- WORK REQUEST -
Copy all lines below containing "HALVES".
.....
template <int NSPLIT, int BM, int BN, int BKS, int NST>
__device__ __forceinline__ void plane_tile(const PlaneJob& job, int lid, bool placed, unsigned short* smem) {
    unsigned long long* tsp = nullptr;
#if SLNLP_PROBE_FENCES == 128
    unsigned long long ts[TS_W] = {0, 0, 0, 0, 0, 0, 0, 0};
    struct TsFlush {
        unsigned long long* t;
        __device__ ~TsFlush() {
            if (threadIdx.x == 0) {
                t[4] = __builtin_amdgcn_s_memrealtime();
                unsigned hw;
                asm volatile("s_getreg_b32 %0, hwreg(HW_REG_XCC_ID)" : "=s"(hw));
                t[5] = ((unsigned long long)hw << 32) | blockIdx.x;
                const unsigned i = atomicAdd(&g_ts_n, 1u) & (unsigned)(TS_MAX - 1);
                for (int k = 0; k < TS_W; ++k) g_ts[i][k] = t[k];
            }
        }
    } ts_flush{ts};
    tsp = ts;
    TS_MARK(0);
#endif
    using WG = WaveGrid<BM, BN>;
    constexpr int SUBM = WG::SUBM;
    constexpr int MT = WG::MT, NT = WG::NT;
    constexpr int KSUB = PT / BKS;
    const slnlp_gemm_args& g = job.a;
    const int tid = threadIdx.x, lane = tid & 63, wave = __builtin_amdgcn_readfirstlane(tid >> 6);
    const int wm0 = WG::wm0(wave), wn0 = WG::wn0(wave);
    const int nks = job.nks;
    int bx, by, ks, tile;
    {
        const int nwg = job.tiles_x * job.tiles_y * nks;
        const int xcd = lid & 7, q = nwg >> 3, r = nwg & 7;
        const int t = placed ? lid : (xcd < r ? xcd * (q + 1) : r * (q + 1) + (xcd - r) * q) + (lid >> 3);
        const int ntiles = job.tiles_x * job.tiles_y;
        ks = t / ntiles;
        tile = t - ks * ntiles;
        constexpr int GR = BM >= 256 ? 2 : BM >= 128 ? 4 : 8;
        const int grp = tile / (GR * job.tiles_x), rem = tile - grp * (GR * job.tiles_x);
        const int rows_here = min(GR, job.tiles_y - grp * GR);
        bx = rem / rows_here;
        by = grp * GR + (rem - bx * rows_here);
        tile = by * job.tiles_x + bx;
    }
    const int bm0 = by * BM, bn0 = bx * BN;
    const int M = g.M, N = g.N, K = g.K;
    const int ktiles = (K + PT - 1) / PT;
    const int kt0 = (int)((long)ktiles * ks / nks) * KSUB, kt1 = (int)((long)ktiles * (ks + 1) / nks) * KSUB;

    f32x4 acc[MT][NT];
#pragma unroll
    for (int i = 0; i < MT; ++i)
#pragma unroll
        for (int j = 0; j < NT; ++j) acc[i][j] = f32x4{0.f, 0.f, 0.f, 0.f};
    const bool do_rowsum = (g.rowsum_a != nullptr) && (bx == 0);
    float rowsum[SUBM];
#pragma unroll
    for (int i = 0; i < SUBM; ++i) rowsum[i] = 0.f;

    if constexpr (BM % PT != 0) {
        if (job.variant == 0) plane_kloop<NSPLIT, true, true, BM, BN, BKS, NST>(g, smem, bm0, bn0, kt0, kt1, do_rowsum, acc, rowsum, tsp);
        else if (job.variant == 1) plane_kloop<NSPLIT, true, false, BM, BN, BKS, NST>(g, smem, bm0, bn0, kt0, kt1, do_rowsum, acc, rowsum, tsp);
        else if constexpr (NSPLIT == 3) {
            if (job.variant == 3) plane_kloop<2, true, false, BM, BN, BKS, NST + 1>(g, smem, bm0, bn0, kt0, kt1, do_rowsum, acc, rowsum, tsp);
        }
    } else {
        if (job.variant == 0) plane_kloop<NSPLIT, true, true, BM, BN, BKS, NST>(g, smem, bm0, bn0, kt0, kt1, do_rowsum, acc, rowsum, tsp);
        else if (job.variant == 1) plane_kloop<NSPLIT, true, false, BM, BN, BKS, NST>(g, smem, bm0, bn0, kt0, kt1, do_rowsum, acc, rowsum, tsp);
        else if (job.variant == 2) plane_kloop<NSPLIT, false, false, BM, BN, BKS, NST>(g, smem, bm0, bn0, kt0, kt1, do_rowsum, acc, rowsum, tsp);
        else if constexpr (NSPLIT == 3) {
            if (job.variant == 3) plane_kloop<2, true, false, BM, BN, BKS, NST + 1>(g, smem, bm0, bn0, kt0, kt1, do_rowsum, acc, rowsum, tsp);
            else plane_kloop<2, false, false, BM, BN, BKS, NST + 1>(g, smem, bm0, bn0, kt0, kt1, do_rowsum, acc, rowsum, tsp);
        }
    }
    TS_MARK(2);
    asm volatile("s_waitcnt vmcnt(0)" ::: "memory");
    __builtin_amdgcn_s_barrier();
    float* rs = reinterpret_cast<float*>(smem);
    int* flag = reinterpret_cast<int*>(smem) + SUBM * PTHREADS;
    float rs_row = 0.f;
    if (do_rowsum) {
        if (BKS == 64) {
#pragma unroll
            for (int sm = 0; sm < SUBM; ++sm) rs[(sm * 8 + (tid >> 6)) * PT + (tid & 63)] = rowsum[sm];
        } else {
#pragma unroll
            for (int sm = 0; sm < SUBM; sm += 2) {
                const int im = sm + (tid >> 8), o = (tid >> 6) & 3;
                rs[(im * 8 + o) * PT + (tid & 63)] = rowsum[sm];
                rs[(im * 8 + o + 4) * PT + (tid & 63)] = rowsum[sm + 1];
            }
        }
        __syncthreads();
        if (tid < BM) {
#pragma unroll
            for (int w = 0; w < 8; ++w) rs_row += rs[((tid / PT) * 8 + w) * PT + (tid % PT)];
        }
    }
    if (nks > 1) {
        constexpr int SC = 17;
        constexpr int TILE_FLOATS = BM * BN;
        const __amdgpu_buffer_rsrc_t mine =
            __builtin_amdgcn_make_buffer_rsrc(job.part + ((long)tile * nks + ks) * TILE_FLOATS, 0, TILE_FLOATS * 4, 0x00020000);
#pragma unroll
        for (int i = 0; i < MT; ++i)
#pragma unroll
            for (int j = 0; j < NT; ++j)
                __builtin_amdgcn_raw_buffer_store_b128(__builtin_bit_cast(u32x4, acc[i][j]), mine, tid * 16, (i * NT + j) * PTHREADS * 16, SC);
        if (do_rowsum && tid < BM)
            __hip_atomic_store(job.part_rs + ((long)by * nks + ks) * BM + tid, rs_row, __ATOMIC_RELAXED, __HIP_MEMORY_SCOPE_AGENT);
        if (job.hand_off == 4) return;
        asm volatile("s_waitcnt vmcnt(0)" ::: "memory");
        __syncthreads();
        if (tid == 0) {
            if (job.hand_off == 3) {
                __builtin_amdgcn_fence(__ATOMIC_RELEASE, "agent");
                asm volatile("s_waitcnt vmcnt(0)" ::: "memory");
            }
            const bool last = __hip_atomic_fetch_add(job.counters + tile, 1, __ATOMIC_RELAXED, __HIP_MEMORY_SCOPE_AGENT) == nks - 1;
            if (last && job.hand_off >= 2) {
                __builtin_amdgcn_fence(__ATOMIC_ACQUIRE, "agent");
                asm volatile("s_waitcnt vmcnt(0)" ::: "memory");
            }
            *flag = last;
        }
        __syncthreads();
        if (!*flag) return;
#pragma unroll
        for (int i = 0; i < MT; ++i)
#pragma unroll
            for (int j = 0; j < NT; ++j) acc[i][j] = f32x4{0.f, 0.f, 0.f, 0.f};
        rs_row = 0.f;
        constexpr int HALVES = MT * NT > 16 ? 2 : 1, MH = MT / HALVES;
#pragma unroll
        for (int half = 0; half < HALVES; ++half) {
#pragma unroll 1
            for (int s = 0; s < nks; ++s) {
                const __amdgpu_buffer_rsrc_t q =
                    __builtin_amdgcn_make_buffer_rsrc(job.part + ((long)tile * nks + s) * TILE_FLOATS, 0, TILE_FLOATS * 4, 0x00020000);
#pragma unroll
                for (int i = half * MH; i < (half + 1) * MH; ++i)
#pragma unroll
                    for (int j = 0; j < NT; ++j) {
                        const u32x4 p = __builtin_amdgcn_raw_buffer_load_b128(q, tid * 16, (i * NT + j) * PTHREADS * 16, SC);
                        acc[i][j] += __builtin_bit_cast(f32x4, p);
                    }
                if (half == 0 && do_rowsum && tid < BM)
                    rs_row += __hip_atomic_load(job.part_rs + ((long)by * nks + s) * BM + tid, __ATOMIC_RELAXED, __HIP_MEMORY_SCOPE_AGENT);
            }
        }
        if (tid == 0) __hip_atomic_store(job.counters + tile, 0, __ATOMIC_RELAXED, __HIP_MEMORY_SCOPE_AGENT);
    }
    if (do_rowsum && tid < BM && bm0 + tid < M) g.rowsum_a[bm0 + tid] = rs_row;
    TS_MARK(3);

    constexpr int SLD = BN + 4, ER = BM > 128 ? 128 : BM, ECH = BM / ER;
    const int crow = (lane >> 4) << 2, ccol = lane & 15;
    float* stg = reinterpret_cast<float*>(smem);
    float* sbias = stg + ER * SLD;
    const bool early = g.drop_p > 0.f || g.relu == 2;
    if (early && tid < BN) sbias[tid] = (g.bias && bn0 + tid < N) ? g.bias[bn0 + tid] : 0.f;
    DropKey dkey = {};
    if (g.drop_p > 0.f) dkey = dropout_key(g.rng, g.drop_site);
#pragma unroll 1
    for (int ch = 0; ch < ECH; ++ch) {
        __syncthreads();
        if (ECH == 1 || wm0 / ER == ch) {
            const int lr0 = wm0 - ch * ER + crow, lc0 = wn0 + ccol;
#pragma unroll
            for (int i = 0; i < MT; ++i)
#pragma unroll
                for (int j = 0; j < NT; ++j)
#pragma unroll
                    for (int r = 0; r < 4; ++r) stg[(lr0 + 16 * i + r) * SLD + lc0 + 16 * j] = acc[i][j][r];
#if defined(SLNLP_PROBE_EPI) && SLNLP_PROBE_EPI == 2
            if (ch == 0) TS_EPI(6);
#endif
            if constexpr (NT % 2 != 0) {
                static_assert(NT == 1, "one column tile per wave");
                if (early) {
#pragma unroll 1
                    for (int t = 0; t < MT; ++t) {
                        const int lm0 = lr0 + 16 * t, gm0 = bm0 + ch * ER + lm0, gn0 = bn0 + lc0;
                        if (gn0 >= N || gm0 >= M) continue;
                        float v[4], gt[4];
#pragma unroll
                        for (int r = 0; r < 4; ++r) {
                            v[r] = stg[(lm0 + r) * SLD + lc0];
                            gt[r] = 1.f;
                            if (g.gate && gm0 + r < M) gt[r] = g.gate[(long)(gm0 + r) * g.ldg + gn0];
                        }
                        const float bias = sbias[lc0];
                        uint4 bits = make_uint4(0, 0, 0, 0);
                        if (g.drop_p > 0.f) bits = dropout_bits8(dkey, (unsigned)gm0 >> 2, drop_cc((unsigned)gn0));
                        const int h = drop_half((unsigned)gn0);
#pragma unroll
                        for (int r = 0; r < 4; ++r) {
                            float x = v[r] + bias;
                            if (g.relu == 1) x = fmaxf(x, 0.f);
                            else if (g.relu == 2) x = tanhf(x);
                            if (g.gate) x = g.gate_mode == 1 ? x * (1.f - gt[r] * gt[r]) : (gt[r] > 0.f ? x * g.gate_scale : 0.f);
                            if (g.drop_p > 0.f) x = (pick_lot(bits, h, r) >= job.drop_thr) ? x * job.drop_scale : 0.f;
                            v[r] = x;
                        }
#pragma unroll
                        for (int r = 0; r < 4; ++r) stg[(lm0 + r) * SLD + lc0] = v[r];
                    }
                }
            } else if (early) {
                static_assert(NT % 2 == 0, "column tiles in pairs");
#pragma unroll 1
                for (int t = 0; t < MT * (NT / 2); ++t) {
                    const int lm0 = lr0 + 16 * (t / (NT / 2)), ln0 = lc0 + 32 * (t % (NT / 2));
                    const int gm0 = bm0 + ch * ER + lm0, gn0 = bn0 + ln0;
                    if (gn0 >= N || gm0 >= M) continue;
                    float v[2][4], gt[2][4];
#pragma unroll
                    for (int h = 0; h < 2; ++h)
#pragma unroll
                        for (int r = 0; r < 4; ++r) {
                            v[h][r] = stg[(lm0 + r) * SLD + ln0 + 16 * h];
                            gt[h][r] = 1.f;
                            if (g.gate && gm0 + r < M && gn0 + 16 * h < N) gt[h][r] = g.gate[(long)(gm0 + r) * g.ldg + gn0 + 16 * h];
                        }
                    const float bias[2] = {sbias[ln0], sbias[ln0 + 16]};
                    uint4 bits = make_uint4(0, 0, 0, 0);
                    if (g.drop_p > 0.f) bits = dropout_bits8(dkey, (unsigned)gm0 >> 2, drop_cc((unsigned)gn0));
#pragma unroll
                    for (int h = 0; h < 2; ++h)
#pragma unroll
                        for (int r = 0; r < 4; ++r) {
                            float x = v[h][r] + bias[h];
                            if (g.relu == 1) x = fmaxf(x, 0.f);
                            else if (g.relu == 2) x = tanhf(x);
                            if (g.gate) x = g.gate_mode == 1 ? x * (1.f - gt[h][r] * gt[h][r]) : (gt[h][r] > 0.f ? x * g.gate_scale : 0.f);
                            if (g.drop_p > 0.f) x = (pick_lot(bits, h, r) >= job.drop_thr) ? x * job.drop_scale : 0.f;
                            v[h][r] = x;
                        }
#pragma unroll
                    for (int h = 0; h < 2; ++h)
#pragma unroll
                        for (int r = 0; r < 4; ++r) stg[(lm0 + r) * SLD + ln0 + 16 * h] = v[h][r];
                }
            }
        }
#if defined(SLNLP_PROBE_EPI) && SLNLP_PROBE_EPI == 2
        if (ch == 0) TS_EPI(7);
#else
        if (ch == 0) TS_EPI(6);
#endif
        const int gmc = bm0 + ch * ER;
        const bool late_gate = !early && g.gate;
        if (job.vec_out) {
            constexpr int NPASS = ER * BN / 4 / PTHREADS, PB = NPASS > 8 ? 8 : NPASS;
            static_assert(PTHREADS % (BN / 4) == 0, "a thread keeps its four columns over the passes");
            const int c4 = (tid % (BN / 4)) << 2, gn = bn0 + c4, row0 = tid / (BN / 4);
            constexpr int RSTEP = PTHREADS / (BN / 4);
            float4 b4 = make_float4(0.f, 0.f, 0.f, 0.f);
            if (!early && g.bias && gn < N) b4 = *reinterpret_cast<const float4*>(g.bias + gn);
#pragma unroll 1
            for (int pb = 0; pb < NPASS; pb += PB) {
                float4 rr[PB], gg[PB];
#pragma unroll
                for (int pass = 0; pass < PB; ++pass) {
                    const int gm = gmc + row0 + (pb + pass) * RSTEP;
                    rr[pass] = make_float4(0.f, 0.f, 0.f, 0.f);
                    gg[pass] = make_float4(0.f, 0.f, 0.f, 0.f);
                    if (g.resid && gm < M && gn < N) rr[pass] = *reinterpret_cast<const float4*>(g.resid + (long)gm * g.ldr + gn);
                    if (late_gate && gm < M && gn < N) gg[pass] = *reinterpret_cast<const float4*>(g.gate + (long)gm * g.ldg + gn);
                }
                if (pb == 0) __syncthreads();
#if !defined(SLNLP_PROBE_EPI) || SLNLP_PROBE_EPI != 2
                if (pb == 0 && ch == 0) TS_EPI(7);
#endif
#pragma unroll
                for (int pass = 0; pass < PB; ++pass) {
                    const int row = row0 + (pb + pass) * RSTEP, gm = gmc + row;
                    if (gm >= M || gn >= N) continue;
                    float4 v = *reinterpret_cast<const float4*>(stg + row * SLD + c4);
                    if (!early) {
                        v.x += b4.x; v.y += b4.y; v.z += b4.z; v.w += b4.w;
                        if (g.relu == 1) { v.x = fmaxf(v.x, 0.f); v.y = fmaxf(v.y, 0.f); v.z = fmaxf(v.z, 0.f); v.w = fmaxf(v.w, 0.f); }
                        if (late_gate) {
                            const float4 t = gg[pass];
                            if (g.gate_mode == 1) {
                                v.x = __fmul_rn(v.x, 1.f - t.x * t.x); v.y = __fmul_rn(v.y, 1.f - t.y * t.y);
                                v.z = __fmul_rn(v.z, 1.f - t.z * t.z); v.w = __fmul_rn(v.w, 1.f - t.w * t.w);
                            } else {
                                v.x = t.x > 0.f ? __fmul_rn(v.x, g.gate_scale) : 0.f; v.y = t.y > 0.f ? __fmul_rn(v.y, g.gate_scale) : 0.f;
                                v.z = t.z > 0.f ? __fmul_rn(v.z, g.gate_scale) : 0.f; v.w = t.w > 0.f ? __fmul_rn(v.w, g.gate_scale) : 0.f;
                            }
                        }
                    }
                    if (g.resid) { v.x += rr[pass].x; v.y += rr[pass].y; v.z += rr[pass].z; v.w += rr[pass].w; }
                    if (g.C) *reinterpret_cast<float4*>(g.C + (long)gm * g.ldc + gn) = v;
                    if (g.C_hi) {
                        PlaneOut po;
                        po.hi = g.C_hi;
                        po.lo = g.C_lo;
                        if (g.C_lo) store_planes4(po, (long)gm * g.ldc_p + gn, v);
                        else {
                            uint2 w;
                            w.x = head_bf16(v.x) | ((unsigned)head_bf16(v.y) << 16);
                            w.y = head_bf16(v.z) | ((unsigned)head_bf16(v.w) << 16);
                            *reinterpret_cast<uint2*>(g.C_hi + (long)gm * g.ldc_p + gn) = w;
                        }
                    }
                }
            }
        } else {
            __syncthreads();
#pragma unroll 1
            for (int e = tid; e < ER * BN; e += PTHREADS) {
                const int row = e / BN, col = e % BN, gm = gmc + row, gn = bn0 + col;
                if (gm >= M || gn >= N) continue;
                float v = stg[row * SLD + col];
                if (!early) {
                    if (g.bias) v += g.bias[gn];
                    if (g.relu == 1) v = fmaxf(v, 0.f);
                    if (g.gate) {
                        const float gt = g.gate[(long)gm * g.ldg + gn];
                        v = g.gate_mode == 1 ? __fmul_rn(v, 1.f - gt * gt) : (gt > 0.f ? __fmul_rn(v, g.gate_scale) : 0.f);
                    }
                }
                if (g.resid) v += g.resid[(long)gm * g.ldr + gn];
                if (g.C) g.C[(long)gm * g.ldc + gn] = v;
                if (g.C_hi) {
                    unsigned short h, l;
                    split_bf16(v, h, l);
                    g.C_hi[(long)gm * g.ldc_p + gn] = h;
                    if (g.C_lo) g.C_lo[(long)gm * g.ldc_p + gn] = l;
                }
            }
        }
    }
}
.....
- OUTPUT OF THE EXERCISE -
        constexpr int HALVES = MT * NT > 16 ? 2 : 1, MH = MT / HALVES;
        for (int half = 0; half < HALVES; ++half) {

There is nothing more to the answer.